Task objective:
Tally every line in the data that has the word "tstart" and report only the total.

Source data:
- - -

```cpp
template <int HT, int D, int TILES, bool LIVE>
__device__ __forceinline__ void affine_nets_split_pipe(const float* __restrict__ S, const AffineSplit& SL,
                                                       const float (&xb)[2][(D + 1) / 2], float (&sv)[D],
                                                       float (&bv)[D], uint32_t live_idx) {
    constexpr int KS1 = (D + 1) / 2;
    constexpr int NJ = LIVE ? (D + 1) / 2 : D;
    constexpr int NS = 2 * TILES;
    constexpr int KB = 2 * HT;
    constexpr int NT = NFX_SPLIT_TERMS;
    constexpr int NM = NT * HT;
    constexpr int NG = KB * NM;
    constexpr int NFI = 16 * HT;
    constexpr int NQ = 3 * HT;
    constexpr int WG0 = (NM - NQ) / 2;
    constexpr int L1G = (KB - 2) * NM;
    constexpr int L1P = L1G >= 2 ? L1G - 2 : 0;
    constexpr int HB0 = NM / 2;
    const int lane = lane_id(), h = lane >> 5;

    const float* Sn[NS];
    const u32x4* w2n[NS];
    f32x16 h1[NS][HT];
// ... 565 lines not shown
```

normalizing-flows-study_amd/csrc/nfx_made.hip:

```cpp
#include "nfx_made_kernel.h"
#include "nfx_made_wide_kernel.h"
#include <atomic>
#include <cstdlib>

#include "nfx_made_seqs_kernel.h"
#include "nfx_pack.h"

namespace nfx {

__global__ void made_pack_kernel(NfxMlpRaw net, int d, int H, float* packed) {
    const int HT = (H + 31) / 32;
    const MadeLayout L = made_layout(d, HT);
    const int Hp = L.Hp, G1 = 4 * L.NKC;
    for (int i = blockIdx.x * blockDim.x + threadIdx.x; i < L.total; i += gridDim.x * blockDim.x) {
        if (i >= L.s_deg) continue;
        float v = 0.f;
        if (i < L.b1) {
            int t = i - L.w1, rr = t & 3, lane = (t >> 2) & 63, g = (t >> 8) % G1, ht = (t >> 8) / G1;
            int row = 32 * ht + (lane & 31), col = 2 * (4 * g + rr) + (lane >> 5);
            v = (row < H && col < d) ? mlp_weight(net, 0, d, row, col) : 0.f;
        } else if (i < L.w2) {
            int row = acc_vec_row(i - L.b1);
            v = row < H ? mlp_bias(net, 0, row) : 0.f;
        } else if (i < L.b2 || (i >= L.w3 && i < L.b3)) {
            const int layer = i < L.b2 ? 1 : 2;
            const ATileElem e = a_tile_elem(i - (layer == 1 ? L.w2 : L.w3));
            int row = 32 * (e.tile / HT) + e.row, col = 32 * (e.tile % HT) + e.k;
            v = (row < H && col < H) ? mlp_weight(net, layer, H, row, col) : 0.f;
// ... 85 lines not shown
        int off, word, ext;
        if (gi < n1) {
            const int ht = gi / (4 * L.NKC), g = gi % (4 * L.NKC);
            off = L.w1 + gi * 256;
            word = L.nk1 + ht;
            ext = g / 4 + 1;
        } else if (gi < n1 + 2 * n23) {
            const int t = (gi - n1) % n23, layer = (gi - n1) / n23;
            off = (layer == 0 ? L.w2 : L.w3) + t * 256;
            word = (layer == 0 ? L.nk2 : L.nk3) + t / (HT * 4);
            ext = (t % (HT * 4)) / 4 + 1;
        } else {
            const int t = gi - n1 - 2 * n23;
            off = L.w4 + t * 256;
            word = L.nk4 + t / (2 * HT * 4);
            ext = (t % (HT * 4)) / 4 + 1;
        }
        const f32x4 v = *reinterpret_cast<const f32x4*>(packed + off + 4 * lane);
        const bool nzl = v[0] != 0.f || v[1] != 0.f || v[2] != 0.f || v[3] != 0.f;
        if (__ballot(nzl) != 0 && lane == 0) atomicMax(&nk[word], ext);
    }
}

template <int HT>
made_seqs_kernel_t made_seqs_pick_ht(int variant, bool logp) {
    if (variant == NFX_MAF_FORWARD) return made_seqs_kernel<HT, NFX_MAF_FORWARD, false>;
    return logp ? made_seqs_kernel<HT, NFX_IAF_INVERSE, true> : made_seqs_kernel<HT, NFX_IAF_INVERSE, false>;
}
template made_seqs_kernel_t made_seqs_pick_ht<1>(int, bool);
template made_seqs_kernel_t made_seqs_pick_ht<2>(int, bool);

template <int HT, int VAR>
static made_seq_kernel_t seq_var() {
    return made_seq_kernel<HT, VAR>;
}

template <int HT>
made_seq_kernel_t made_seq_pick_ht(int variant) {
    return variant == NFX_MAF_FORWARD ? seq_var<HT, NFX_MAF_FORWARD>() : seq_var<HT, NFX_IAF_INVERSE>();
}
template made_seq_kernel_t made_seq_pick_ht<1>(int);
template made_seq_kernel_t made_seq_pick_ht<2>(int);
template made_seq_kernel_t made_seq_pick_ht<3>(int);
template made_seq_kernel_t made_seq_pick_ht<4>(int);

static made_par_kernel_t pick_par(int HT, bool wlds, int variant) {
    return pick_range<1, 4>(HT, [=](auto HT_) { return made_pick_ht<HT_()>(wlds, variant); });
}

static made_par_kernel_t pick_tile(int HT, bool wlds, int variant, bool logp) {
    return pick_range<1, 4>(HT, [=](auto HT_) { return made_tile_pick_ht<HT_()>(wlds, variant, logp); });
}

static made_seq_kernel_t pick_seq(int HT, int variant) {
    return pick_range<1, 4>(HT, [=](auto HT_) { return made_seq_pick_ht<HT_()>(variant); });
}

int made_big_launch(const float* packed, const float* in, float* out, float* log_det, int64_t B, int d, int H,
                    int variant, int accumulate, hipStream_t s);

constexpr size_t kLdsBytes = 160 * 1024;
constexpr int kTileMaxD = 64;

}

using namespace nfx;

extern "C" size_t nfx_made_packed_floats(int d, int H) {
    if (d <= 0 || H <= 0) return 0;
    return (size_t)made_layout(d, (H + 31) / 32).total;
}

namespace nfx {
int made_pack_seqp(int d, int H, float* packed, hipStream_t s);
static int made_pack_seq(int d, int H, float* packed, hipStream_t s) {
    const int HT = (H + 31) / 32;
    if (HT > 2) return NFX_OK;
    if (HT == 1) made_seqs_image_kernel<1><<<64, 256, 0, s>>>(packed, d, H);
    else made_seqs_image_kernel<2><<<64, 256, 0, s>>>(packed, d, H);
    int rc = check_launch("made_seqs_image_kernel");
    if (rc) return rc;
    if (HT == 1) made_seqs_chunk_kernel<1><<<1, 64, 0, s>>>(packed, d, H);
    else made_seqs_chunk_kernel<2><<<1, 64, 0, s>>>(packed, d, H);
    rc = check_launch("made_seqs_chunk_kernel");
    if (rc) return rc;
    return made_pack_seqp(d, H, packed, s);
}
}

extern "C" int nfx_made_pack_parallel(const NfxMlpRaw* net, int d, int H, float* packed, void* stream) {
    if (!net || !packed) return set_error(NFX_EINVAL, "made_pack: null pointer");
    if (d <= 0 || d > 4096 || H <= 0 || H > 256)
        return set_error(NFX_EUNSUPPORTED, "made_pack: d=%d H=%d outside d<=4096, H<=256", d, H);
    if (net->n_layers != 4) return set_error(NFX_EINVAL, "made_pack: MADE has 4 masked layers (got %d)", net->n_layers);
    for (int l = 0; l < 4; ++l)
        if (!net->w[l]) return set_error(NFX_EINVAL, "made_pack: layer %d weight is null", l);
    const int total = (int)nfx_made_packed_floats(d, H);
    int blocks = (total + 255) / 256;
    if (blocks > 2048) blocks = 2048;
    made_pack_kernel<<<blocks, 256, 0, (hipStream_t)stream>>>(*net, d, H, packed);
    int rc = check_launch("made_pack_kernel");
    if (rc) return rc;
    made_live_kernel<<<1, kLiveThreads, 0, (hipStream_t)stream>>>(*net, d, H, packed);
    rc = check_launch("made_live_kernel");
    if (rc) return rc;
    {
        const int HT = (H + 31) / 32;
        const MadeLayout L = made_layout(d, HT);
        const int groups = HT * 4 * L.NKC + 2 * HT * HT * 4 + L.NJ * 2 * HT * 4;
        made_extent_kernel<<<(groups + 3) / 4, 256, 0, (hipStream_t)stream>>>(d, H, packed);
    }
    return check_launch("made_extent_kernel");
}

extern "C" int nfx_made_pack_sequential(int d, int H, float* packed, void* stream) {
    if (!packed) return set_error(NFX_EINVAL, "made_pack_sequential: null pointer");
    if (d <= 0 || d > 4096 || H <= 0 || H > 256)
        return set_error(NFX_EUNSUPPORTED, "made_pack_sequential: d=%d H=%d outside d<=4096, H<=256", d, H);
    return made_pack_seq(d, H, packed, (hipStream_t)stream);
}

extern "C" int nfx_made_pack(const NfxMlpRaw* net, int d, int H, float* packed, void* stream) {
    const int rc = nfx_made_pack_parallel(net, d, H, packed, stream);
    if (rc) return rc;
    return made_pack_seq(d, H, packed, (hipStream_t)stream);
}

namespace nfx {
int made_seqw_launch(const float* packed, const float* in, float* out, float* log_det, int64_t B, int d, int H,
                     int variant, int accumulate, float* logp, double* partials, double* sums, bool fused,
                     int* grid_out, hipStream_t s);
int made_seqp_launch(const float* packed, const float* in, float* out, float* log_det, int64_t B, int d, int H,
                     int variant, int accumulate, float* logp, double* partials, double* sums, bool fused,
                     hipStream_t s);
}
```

- - -

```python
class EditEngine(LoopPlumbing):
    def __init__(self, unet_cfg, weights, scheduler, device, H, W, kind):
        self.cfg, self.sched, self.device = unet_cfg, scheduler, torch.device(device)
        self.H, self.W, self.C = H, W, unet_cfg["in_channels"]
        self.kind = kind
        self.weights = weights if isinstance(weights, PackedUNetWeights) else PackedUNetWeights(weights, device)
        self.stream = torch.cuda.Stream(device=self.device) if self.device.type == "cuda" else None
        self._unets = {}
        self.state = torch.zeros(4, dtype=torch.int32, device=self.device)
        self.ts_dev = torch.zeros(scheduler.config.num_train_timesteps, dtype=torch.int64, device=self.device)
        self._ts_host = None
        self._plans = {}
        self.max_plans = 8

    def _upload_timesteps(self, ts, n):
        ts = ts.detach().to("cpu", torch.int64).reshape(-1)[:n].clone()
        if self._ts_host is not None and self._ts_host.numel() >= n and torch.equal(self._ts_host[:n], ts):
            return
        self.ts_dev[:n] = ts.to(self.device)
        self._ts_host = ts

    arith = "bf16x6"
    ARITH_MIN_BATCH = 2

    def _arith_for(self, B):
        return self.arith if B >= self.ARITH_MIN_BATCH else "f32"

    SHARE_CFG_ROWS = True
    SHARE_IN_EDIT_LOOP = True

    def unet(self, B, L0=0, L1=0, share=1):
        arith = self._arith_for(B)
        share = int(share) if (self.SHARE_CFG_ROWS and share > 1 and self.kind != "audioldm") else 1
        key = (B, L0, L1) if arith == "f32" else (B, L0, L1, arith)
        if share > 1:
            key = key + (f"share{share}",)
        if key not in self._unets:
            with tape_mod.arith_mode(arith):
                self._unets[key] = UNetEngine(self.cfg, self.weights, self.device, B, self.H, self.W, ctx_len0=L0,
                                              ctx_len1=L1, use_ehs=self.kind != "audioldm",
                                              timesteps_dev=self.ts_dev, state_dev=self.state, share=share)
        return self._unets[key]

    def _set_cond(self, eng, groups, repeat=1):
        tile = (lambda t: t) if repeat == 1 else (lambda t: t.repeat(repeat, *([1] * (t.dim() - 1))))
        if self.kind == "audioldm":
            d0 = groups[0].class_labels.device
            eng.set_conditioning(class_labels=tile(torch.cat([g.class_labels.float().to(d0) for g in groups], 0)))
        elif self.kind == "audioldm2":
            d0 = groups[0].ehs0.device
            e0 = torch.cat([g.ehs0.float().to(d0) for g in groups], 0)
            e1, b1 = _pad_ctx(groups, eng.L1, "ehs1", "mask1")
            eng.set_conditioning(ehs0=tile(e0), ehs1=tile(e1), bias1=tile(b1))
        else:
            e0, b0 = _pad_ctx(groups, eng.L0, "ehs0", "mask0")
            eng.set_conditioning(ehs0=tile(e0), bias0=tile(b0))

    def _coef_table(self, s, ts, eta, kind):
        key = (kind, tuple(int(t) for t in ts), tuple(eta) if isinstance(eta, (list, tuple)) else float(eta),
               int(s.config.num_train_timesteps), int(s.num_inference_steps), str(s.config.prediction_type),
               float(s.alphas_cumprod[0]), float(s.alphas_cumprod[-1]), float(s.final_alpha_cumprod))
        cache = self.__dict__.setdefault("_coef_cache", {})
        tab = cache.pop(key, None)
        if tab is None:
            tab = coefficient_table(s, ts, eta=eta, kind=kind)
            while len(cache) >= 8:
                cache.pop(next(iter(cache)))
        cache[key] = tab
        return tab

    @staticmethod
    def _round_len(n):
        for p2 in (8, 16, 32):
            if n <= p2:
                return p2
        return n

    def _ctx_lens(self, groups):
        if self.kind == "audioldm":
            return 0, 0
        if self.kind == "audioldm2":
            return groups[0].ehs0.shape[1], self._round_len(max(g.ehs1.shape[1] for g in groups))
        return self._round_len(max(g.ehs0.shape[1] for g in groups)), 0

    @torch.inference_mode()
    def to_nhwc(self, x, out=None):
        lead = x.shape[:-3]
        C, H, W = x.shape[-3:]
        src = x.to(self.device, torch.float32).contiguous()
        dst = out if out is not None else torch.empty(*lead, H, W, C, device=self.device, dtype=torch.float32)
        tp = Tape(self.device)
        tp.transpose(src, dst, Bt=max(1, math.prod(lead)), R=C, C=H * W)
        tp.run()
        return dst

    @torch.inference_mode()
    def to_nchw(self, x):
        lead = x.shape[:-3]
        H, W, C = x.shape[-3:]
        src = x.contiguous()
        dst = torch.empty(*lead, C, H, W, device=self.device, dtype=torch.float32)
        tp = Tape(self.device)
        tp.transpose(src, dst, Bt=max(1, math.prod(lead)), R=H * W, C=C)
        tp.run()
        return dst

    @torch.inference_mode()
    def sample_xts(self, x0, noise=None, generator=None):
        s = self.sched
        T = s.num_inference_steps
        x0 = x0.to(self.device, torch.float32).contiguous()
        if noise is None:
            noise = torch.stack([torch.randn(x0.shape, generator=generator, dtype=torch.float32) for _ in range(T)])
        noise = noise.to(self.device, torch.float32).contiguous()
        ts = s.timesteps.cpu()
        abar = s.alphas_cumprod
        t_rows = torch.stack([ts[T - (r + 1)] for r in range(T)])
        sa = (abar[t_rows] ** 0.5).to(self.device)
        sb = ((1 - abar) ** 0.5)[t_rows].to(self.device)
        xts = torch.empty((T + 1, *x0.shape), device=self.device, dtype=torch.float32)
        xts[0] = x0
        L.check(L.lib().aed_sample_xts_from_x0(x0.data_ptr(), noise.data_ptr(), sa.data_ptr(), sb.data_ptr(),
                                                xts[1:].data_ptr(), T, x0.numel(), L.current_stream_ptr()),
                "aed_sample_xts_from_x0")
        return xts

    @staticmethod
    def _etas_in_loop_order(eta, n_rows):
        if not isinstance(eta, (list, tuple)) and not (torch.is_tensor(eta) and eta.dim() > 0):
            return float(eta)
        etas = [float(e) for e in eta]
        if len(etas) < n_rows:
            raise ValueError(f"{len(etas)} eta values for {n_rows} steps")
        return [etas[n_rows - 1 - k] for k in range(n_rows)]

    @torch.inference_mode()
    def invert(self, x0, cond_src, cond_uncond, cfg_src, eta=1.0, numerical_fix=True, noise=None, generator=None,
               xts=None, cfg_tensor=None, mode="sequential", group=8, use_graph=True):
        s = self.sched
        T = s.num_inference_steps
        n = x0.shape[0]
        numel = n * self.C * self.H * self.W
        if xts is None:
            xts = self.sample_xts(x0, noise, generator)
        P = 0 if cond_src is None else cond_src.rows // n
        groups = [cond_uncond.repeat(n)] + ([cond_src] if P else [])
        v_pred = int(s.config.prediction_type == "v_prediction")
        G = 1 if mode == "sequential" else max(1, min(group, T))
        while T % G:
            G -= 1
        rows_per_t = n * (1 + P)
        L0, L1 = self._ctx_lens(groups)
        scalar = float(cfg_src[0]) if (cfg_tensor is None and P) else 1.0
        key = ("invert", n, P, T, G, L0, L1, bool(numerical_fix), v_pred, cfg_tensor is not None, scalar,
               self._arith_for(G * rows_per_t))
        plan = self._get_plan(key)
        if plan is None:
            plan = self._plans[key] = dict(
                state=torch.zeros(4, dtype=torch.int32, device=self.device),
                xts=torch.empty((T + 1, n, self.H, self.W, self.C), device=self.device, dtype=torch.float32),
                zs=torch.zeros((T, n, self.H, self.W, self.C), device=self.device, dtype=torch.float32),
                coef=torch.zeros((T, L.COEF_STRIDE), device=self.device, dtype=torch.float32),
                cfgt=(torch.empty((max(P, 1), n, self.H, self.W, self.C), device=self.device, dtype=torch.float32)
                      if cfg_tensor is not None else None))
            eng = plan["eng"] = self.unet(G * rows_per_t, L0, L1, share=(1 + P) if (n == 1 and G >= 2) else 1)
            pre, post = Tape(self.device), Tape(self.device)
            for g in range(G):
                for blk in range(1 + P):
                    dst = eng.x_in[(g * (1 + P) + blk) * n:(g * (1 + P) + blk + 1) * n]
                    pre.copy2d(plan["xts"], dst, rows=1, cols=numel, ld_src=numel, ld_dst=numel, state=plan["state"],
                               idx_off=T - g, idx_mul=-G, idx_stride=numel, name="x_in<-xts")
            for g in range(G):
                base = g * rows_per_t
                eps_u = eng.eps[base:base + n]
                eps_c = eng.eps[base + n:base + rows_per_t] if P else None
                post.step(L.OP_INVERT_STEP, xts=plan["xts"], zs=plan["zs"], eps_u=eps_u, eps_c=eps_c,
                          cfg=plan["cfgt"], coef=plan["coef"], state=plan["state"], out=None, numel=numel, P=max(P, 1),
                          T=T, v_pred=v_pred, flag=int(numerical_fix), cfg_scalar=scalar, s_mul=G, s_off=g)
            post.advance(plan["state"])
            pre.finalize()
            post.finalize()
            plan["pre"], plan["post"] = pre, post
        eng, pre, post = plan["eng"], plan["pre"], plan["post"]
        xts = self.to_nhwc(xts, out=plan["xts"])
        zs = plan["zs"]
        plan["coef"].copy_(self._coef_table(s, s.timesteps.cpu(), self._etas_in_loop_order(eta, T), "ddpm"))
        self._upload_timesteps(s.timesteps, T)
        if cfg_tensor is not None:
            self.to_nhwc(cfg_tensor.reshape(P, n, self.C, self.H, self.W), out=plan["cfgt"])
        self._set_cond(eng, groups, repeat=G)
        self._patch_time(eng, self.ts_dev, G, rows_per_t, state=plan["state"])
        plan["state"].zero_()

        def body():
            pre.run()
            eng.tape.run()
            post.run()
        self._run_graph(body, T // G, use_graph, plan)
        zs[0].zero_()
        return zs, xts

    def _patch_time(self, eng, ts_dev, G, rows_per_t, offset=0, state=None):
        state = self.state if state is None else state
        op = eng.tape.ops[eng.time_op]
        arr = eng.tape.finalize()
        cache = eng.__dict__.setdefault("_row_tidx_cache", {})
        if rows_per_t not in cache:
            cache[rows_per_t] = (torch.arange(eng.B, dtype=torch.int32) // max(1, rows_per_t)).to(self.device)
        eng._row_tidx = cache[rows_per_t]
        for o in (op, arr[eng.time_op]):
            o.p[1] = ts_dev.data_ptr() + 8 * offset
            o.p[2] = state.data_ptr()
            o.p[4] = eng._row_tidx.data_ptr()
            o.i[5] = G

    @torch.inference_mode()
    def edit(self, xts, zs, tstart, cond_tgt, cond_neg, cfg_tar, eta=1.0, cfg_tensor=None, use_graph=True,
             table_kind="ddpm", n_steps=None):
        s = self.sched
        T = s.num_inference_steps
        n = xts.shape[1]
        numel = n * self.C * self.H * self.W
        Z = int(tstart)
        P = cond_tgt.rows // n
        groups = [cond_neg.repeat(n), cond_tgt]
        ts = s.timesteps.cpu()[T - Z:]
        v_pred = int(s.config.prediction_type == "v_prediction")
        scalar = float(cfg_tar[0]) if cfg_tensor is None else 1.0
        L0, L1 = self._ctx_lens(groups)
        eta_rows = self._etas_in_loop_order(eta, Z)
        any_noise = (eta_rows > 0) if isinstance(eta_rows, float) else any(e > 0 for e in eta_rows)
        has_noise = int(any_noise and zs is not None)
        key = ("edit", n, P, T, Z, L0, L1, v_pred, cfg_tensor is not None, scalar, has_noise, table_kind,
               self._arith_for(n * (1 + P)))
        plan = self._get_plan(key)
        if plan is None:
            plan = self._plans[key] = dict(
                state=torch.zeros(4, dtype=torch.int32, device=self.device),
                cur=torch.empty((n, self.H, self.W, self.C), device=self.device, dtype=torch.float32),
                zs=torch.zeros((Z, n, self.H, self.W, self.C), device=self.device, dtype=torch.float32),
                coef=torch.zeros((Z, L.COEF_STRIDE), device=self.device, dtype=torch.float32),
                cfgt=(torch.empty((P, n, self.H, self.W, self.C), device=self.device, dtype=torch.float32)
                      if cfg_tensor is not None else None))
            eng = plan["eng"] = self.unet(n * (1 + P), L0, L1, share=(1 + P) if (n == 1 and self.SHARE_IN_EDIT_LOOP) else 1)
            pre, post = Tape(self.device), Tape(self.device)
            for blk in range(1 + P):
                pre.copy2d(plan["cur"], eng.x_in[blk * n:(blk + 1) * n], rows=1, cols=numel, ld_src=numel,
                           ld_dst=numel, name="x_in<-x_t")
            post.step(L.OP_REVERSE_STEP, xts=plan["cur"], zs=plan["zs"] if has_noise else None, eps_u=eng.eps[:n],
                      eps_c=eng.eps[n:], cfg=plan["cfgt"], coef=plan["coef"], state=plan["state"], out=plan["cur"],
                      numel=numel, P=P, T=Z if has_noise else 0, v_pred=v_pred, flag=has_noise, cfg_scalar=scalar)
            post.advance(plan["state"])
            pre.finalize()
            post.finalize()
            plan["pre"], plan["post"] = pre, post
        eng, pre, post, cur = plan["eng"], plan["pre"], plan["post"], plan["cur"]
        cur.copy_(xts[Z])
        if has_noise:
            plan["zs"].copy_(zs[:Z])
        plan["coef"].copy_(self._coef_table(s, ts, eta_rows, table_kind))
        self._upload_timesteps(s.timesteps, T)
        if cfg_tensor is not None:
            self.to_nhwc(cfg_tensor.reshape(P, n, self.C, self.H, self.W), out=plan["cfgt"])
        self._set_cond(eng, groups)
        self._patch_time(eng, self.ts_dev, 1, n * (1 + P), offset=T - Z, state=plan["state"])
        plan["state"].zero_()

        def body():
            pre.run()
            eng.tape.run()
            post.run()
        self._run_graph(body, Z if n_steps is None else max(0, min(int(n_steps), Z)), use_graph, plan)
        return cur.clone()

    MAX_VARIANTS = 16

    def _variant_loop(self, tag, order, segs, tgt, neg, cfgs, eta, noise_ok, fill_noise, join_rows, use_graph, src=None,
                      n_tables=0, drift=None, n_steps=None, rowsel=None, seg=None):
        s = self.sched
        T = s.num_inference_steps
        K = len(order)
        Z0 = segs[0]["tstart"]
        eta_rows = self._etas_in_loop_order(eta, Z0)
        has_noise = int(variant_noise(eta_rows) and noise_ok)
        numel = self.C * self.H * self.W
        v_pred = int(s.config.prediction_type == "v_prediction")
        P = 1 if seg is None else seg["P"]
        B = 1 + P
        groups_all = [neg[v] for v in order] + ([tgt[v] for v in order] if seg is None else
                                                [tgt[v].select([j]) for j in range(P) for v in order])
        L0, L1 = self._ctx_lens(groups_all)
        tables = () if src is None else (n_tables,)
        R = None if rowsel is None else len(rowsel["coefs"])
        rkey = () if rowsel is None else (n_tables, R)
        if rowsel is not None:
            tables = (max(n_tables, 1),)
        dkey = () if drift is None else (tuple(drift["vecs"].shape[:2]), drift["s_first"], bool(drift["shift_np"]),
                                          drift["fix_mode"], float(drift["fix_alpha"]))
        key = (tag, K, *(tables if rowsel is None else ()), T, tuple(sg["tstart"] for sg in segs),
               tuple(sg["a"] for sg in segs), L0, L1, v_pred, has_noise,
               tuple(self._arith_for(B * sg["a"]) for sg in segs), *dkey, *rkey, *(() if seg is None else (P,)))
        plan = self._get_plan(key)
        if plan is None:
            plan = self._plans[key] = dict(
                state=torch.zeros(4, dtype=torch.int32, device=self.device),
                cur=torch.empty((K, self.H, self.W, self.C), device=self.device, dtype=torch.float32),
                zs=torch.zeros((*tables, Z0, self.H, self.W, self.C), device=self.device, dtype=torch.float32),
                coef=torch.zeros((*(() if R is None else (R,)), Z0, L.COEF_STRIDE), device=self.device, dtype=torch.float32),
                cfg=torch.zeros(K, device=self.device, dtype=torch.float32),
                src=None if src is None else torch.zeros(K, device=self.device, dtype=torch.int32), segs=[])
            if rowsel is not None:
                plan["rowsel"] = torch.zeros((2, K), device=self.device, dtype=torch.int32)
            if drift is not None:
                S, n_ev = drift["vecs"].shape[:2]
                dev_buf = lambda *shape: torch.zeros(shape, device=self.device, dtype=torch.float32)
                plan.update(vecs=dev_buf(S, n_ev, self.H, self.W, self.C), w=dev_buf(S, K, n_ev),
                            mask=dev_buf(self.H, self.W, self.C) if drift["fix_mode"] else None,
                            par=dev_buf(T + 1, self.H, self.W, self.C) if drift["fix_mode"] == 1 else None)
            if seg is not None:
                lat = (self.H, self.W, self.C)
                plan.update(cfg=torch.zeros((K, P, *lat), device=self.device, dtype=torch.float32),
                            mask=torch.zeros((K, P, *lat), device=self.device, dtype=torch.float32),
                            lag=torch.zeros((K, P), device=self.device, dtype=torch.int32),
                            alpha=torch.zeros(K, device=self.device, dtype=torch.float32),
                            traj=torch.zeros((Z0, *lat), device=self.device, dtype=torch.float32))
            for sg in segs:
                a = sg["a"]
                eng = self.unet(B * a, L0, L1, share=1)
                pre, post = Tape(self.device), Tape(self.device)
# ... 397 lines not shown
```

- - -

Solution for this problem:
4